- The input -
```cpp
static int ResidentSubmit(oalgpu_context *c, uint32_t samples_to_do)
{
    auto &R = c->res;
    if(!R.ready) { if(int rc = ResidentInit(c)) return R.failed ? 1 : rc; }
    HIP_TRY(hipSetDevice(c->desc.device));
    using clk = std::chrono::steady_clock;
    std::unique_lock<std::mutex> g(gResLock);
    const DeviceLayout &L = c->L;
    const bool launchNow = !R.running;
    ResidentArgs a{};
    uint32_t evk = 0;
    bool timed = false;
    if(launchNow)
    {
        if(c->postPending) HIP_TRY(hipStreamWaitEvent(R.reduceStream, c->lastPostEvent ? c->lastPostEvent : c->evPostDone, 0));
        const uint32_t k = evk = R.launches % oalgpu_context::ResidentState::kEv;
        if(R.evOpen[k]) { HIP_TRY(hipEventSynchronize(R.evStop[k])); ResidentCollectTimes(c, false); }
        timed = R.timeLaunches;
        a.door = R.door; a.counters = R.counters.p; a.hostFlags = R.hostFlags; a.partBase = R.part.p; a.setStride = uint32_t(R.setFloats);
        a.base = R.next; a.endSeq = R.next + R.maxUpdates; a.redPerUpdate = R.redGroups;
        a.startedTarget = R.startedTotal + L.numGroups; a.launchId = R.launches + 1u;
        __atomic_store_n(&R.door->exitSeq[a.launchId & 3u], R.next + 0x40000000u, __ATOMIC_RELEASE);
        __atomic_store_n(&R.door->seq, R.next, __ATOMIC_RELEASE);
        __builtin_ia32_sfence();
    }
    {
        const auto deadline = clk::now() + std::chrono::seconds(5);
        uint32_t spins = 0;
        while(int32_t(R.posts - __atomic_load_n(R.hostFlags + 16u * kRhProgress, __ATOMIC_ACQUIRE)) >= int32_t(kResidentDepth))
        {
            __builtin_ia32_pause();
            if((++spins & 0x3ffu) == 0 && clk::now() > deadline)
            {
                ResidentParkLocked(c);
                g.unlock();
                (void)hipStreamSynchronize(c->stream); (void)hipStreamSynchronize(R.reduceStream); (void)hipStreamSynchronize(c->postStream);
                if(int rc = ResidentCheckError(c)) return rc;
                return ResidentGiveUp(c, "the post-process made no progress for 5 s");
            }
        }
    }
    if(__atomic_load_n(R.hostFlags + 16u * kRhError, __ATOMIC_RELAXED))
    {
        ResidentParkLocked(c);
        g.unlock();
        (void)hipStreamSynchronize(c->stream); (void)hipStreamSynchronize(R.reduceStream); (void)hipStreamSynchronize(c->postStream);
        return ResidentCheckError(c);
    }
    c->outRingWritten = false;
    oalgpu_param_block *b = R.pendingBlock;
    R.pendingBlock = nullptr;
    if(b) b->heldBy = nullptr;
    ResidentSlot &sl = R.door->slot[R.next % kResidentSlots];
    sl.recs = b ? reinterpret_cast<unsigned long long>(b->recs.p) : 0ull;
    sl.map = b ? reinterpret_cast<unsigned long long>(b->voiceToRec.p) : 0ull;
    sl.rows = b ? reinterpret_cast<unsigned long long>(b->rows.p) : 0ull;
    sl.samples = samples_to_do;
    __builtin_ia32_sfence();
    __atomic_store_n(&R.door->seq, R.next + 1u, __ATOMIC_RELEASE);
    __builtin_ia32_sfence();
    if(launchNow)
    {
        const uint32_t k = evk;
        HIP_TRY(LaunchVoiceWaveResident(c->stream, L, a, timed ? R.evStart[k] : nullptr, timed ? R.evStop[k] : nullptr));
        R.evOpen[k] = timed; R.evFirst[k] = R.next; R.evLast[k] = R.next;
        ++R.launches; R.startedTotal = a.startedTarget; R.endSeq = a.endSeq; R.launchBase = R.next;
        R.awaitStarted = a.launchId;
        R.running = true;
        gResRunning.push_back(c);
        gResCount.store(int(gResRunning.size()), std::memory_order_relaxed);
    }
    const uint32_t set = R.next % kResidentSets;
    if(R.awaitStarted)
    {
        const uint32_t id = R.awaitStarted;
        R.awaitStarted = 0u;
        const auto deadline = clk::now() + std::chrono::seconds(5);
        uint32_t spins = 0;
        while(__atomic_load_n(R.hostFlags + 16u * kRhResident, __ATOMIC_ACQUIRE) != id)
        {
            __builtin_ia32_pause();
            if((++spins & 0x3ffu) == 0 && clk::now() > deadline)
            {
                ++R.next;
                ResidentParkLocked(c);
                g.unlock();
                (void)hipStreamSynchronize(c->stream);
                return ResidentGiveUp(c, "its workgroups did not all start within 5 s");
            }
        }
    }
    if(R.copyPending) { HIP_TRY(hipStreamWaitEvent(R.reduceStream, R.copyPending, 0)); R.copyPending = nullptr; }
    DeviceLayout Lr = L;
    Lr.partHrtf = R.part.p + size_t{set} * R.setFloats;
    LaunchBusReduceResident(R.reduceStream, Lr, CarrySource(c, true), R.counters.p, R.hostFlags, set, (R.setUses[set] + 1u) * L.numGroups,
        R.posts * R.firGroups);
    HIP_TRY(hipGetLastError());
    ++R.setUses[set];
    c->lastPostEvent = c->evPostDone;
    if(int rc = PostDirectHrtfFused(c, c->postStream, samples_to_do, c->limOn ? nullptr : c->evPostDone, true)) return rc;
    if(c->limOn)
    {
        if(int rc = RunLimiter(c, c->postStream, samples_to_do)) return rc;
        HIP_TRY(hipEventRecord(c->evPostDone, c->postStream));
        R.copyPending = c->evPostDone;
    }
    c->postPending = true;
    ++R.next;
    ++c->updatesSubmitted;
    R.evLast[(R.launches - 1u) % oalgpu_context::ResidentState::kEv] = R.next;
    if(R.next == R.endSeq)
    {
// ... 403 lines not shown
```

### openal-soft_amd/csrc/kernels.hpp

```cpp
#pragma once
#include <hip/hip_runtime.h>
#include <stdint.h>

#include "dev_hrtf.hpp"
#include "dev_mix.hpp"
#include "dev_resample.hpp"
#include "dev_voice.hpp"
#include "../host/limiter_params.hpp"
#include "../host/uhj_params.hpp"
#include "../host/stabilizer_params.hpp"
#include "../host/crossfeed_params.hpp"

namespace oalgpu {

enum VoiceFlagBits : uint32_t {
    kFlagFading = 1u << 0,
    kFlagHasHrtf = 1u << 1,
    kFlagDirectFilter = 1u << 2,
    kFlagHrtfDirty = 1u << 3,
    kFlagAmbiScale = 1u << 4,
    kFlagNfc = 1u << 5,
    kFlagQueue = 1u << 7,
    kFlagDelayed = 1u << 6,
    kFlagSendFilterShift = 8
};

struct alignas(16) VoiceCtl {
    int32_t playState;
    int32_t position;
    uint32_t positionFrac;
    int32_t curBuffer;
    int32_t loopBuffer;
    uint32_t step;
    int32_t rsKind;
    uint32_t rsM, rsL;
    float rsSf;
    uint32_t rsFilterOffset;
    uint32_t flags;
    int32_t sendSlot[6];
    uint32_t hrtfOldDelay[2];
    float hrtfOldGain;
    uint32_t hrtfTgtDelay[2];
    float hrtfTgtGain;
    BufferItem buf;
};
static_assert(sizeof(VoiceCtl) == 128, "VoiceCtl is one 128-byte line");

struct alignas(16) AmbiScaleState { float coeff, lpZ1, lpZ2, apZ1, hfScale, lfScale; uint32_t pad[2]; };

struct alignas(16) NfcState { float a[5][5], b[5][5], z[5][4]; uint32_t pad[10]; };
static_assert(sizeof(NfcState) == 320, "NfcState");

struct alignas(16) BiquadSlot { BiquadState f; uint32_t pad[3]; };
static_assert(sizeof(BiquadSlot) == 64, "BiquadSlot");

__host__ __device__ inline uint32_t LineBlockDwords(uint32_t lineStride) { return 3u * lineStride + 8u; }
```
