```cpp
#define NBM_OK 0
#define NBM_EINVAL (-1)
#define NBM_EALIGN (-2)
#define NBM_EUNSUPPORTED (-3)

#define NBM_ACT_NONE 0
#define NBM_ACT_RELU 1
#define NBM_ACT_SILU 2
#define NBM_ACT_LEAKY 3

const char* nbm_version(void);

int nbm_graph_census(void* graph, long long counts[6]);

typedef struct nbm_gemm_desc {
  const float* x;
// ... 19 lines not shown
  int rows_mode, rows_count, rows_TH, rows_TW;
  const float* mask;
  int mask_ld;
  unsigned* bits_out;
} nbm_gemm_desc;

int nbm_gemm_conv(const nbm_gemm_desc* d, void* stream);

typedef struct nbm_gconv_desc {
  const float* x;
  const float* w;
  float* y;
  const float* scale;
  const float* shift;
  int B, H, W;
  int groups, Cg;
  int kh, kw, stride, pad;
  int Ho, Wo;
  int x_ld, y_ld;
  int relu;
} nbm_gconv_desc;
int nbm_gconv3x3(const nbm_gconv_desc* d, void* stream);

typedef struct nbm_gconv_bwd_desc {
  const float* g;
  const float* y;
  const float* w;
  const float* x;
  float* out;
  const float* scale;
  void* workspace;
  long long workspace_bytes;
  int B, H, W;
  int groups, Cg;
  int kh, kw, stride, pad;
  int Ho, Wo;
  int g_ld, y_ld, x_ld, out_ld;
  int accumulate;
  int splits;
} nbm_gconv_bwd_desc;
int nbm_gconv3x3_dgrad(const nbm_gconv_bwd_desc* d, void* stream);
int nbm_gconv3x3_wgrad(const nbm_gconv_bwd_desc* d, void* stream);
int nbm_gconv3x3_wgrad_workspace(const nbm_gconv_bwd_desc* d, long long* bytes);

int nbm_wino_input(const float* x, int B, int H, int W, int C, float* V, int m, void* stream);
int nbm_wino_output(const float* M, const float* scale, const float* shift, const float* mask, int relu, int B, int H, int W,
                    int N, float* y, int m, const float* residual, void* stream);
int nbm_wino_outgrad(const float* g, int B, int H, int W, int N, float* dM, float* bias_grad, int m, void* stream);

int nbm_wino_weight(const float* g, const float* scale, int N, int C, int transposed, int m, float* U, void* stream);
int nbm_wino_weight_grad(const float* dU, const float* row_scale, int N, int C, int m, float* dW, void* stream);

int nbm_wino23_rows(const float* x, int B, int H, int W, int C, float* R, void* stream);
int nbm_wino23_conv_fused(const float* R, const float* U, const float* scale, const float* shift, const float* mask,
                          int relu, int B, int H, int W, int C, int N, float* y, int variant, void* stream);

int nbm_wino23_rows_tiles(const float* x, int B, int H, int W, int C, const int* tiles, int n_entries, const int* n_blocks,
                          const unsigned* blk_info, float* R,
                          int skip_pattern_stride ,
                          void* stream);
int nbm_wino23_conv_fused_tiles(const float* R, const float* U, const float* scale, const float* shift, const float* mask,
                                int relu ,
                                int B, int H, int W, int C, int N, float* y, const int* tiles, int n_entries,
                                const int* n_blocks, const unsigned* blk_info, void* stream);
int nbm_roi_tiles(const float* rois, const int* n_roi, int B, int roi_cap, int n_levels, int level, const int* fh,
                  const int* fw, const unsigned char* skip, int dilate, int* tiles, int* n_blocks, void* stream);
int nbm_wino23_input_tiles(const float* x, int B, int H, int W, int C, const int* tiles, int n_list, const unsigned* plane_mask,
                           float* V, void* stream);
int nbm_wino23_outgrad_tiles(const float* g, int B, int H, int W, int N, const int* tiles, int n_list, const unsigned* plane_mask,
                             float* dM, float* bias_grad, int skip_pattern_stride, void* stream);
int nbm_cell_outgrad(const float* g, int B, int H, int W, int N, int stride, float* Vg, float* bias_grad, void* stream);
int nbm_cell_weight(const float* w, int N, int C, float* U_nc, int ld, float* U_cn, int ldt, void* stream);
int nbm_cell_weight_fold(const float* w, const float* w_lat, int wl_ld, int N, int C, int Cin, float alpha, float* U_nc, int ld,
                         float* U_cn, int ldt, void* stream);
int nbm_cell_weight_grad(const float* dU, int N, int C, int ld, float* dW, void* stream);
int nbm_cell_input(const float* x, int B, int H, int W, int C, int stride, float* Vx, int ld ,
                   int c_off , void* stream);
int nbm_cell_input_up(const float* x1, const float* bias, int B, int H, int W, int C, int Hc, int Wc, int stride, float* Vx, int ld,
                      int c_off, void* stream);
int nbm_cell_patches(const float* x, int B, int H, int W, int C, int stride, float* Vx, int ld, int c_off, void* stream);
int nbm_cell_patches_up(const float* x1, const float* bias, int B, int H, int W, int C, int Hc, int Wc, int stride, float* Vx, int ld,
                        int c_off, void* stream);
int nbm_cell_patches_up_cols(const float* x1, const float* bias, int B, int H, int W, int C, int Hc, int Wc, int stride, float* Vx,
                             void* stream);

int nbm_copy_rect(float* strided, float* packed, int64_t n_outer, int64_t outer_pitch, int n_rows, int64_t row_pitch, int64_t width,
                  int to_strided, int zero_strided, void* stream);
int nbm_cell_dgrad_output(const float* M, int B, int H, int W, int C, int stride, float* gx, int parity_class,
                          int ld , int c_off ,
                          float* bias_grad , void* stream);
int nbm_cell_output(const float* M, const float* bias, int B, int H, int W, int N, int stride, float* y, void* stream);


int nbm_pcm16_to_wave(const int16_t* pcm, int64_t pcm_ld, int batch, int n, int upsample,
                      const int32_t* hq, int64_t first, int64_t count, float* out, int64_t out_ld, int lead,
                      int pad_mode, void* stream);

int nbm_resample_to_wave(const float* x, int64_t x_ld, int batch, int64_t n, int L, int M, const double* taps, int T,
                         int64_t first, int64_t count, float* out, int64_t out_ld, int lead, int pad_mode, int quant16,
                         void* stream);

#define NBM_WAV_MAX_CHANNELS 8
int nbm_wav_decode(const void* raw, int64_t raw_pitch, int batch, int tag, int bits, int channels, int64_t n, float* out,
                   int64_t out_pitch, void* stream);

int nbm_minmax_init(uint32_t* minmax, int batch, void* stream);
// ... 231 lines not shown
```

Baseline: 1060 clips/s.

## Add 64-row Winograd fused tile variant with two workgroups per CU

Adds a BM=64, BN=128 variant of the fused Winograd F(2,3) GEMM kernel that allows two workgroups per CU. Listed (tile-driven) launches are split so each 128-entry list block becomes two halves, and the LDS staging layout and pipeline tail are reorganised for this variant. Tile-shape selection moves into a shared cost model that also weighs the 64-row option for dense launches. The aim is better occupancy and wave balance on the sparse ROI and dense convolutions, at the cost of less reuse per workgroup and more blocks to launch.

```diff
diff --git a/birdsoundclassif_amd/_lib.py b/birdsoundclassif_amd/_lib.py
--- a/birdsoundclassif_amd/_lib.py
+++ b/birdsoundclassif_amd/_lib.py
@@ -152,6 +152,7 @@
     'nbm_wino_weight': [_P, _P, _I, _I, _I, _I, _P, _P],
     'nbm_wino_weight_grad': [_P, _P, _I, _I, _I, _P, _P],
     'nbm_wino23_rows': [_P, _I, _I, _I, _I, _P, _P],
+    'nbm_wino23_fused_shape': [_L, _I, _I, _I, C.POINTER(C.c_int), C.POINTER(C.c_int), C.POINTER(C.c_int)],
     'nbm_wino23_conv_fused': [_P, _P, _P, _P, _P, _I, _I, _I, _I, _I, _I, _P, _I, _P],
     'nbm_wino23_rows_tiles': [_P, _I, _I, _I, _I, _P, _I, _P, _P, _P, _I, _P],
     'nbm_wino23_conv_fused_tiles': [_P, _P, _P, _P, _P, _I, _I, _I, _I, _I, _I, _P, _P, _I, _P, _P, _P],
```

- Directions for this task -
Using the data above, tally the lines that contain the string "bool" and state only the result.

- Output of the task -
2